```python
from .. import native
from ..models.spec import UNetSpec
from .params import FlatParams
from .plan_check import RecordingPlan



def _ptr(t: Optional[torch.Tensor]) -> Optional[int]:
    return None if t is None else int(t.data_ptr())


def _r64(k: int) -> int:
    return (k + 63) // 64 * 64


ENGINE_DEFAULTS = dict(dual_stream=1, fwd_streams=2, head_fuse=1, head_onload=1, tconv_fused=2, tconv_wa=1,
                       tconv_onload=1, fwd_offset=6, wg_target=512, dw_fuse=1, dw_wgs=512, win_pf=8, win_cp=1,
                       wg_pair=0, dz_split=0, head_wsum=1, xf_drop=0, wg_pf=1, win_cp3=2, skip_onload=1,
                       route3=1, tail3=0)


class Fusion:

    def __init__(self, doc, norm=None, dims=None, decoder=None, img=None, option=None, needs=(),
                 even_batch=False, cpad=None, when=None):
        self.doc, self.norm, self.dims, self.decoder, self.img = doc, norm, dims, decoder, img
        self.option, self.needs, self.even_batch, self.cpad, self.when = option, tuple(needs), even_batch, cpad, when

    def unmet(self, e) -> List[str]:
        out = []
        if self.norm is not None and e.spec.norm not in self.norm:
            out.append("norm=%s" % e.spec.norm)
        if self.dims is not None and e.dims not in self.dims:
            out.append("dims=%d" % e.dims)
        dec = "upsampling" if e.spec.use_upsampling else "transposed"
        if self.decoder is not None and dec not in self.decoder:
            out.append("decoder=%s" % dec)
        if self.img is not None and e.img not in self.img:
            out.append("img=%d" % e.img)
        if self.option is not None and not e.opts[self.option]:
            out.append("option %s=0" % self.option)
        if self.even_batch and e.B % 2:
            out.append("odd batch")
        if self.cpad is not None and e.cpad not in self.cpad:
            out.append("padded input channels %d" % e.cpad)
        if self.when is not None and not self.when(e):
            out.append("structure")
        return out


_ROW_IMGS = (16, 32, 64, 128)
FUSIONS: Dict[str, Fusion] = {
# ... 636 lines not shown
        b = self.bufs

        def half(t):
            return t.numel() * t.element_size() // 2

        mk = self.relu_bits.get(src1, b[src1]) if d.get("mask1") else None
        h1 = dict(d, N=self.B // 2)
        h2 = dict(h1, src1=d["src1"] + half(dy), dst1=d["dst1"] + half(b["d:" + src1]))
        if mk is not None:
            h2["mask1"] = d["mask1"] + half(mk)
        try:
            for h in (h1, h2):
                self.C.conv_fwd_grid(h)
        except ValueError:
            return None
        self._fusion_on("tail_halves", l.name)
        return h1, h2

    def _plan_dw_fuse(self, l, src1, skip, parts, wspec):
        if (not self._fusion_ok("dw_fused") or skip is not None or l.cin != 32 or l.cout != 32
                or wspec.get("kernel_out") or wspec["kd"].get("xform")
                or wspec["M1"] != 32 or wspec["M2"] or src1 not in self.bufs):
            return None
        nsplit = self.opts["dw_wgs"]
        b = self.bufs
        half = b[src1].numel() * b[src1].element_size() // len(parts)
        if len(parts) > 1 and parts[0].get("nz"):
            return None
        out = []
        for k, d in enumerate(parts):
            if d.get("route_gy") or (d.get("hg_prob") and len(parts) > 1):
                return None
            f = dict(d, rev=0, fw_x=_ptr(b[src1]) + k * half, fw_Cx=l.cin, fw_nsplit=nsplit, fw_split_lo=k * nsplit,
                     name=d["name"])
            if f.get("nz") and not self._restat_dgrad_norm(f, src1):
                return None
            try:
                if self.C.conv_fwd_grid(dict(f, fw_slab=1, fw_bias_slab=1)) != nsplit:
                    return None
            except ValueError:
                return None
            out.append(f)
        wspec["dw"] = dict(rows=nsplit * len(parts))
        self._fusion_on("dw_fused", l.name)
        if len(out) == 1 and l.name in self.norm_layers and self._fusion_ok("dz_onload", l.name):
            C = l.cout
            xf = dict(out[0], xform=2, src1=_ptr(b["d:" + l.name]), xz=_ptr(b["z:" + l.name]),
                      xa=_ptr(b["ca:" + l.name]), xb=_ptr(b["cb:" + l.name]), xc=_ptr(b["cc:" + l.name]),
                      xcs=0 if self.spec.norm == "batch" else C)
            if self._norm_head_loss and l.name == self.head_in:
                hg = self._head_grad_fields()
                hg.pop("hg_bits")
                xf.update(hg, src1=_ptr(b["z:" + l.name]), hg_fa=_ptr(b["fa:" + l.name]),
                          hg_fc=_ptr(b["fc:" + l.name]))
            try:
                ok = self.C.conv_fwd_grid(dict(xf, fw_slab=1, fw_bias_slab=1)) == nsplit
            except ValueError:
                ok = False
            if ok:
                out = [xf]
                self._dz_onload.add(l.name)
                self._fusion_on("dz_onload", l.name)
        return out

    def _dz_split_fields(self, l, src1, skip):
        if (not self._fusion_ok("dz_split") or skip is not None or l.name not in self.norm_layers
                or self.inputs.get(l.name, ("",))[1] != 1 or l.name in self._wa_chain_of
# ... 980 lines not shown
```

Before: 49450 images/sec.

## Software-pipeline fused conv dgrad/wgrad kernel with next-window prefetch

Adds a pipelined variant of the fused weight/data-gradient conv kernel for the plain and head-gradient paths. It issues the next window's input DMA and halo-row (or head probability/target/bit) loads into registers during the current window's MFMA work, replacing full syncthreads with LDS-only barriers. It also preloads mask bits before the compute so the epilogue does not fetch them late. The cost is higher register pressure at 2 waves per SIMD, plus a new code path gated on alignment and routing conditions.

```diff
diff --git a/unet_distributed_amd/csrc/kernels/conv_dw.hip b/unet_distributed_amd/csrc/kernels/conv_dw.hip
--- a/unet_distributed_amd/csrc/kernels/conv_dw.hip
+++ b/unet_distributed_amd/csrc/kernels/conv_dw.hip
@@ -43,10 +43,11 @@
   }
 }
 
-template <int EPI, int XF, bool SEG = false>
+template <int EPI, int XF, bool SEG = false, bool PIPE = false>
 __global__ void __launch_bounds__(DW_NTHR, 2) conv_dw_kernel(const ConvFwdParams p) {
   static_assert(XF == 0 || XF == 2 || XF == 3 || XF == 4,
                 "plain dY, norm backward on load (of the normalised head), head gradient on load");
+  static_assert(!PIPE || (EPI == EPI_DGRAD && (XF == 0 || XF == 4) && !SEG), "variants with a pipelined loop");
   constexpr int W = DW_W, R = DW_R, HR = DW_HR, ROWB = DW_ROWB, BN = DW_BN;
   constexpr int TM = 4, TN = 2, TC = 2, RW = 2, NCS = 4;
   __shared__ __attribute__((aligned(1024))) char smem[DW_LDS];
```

......

* _Work required_
The answer consists of every line above in which the word "opts" occurs.

* _Written answer_
        if self.option is not None and not e.opts[self.option]:
        nsplit = self.opts["dw_wgs"]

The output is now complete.